The most common side effects with Retevmo were increased aspartate aminotransferase (AST) and alanine aminotransferase (ALT) enzymes in the liver, increased blood sugar, decreased white blood cell count, decreased albumin in the blood, decreased calcium in the blood, dry mouth, diarrhoea, increased creatinine (which can measure kidney function), increased alkaline phosphatase (an enzyme found in the liver and bones), hypertension, fatigue, swelling in the body or limbs, low blood platelet count, increased cholesterol, rash, constipation and decreased sodium in the blood.

“Retevmo can cause serious side effects including hepatotoxicity (liver damage or injury), elevated blood pressure, QT prolongation (the heart muscle takes longer than normal to recharge between beats), bleeding and allergic reactions. If a patient experiences hepatotoxicity, Retevmo should be withheld, dose reduced or permanently discontinued. Patients undergoing surgery should tell their doctor as drugs similar to Retevmo have caused problems with wound healing,” informed a release from the US FDA.

“Retevmo may cause harm to a developing foetus or a newborn baby. Health care professionals should advise pregnant women of this risk and should advise both females of reproductive potential and males patients with female partners of reproductive potential to use effective contraception during treatment with Retevmo and for one week after the last dose.
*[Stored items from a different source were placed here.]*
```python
class ApiServerFrontend:
    def __init__(self, server: MemoryApiServer, host: str = "127.0.0.1", port: int = 0,
                 accepted_tokens: Optional[Set[str]] = None, logs=None):
        self.server = server
        self.logs = logs
        self.host = host
        self.port = port
        self.accepted_tokens = accepted_tokens
        self.unauthorized_count = 0
        self._srv: Optional[asyncio.AbstractServer] = None
        self._live_subs: list = []

    @property
    def url(self) -> str:
        return f"http://{self.host}:{self.port}"

    async def start(self) -> None:
        self._srv = await asyncio.start_server(self._handle_conn, self.host, self.port)
        if self.port == 0:
            self.port = self._srv.sockets[0].getsockname()[1]

    async def stop(self) -> None:
        self.kick_watches()
        if self._srv is not None:
            self._srv.close()
            try:
                await asyncio.wait_for(self._srv.wait_closed(), 2.0)
            except asyncio.TimeoutError:
                pass

    def kick_watches(self) -> None:
        for sub in list(self._live_subs):
            sub.close()


    def _authorized(self, path: str, authorization: bytes) -> bool:
        if path in _OPEN_PATHS:
            return True
        ok = False
        scheme, _, presented = authorization.partition(b" ")
        if scheme.lower() == b"bearer":
            presented = presented.strip()
            for tok in list(self.accepted_tokens or ()):
                if hmac.compare_digest(presented, tok.encode("utf-8")):
                    ok = True
        if not ok:
            self.unauthorized_count += 1
        return ok

    @staticmethod
    def _unauthorized_response() -> bytes:
        return wirecodec.frame(
            _UNAUTHORIZED_PREFIX, _status_body(UnauthorizedError("Unauthorized"))
        )


    async def _handle_conn(self, reader: asyncio.StreamReader,
                           writer: asyncio.StreamWriter) -> None:
        try:
            while True:
                head = await reader.readuntil(b"\r\n\r\n")
                parsed = wirecodec.parse_request_head(head)
                if parsed is None:
                    return
                (method, path, query, content_length, content_type, flags,
                 authorization) = parsed
                if flags & EXPECT_CONTINUE:
                    writer.write(b"HTTP/1.1 100 Continue\r\n\r\n")
                    await writer.drain()
                body = await reader.readexactly(content_length) if content_length else b""

                if (self.accepted_tokens is not None
                        and not self._authorized(path, authorization)):
                    writer.write(self._unauthorized_response())
                    await writer.drain()
                    continue
                if query.get("watch") in ("true", "1"):
                    await self._serve_watch(writer, path, query)
                    return
                if path.endswith("/log") and self._is_log_route(path):
                    if await self._serve_log(writer, method, path, query):
                        return
                    continue
                status, obj = self._serve_unary(method, path, query, body,
                                                content_type)
                if (flags & WANT_TABLE and method == "GET" and status == 200
                        and isinstance(obj, dict)):
                    obj = self._to_table(obj)
                if type(obj) is dict or not isinstance(obj, (_Warned, str)):
                    writer.write(wirecodec.frame(_json_prefix(status), obj))
                elif isinstance(obj, _Warned):
                    writer.write(wirecodec.frame(obj.prefix(status), obj.obj))
                else:
                    payload = obj.encode()
                    writer.write(
                        (
                            f"HTTP/1.1 {status} {_REASONS.get(status, 'OK')}\r\n"
                            f"Content-Type: text/plain\r\n"
                            f"Content-Length: {len(payload)}\r\n\r\n"
                        ).encode("latin-1") + payload
                    )
                await writer.drain()
        except (ConnectionError, asyncio.IncompleteReadError,
                asyncio.LimitOverrunError, asyncio.CancelledError):
            pass
        except Exception:
            log.exception("frontend connection handler failed")
        finally:
            try:
                writer.close()
            except Exception:
                pass


    def _serve_unary(self, method: str, path: str, query: dict,
                     body: bytes, content_type: str = "") -> Tuple[int, Optional[dict]]:
        if path in ("/api", "/api/"):
            return 200, {"kind": "APIVersions", "versions": ["v1"]}
        if path in ("/apis", "/apis/"):
            return 200, self._discovery_apis()
        if path in ("/version", "/version/"):
            from .. import __version__

            return 200, {
                "major": "1", "minor": "33",
                "gitVersion": f"v1.33.0-active-monitor-amd+{__version__}",
            }
        if path in ("/healthz", "/readyz", "/livez"):
            return 200, "ok"
        route = _route(path)
        if route is None:
            return _failure(ApiError(f"the server could not find {path}"), 404)
        if not route[2]:
            return 200, self._resource_list(route[0])
        return self._dispatch(method, route, query, body, content_type)
# ... 195 lines not shown
                    "kind": "PartialObjectMetadata",
                    "apiVersion": "meta.k8s.io/v1",
                    "metadata": it.get("metadata", {}),
                },
            })
        return {
            "kind": "Table",
            "apiVersion": "meta.k8s.io/v1",
            "metadata": meta,
            "columnDefinitions": defs,
            "rows": rows,
        }


    def _is_log_route(self, path: str) -> bool:
        route = _route(path)
        if route is None or route[4] != "log" or route[0] != WF_API_VERSION:
            return False
        try:
            return self.server.registry.by_plural(route[0], route[2]).kind == WF_KIND
        except KeyError:
            return False

    async def _serve_log(self, writer: asyncio.StreamWriter, method: str,
                         path: str, query: dict) -> bool:
        _, namespace, _, name, _ = _route(path)
        try:
            if method != "GET":
                raise _MethodNotAllowed(f"unsupported method {method}")
            numbers = {}
            for key in ("tailLines", "limitBytes"):
                if query.get(key) is not None:
                    try:
                        numbers[key] = int(query[key])
                    except ValueError:
                        raise BadRequestError(
                            f"{key} must be an integer, not {query[key]!r}")
            self.server.get(WF_API_VERSION, WF_KIND, namespace, name)
            if self.logs is None:
                raise NotFoundError(
                    f"workflow {namespace}/{name} has no logs: this server "
                    "keeps no workflow logs")
            if not self.logs.has_run(namespace, name):
                raise NotFoundError(
                    f"workflow {namespace}/{name} has no logs: it was not run "
                    "by the local executor, or its logs were dropped for the "
                    "total size cap")
# ... 19 lines not shown
            return False
        self._live_subs.append(stream)
        try:
            writer.write(
                b"HTTP/1.1 200 OK\r\nContent-Type: text/plain\r\n"
                b"Transfer-Encoding: chunked\r\nConnection: close\r\n\r\n"
            )
            await writer.drain()
            async for chunk in stream:
                writer.write(b"%x\r\n%s\r\n" % (len(chunk), chunk))
                await writer.drain()
            writer.write(b"0\r\n\r\n")
            await writer.drain()
        except (ConnectionError, asyncio.CancelledError):
            pass
        finally:
            await stream.aclose()
            if stream in self._live_subs:
                self._live_subs.remove(stream)
        return True


    @staticmethod
    async def _refuse_watch(writer: asyncio.StreamWriter, err: ApiError,
                            status: int) -> None:
        status, body = _failure(err, status)
        writer.write(wirecodec.frame(_json_prefix(status), body))
        await writer.drain()

    async def _serve_watch(self, writer: asyncio.StreamWriter, path: str,
                           query: dict) -> None:
        route = _route(path)
        if route is None:
            return await self._refuse_watch(
                writer, ApiError(f"the server could not find {path}"), 404)
        api_version, namespace, plural = route[:3]
        namespace = namespace or None
        try:
            kind = self.server.registry.by_plural(api_version, plural).kind
        except KeyError:
            tail = [seg for seg in path.split("/") if seg][api_version.count("/") + 2:]
            return await self._refuse_watch(
                writer, ApiError("unknown resource " + "/".join(tail)), 404)

        rv_param = query.get("resourceVersion")
        selector: dict = {}
        fields: List[tuple] = []
        try:
            selector = parse_label_selector(query.get("labelSelector"))
        except ApiError:
            pass
        try:
            fields = parse_field_selector(query.get("fieldSelector"))
# ... 67 lines not shown
```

Additionally, women should not breastfeed while on Retevmo,” the release added.

Retevmo was approved under the Accelerated Approval pathway, which provides for the approval of drugs that treat serious or life-threatening diseases and generally provide a meaningful advantage over existing treatments. The FDA also granted this application Priority Review and Breakthrough Therapy designation, which expedites the development and review of drugs that are intended to treat a serious condition, when preliminary clinical evidence indicates that the drug may demonstrate substantial improvement over available therapies. Additionally, Retevmo received Orphan Drug designation, which provides incentives to assist and encourage the development of drugs for rare diseases.

The FDA granted approval of Retevmo to Loxo Oncology, a subsidiary of Eli Lilly and Company.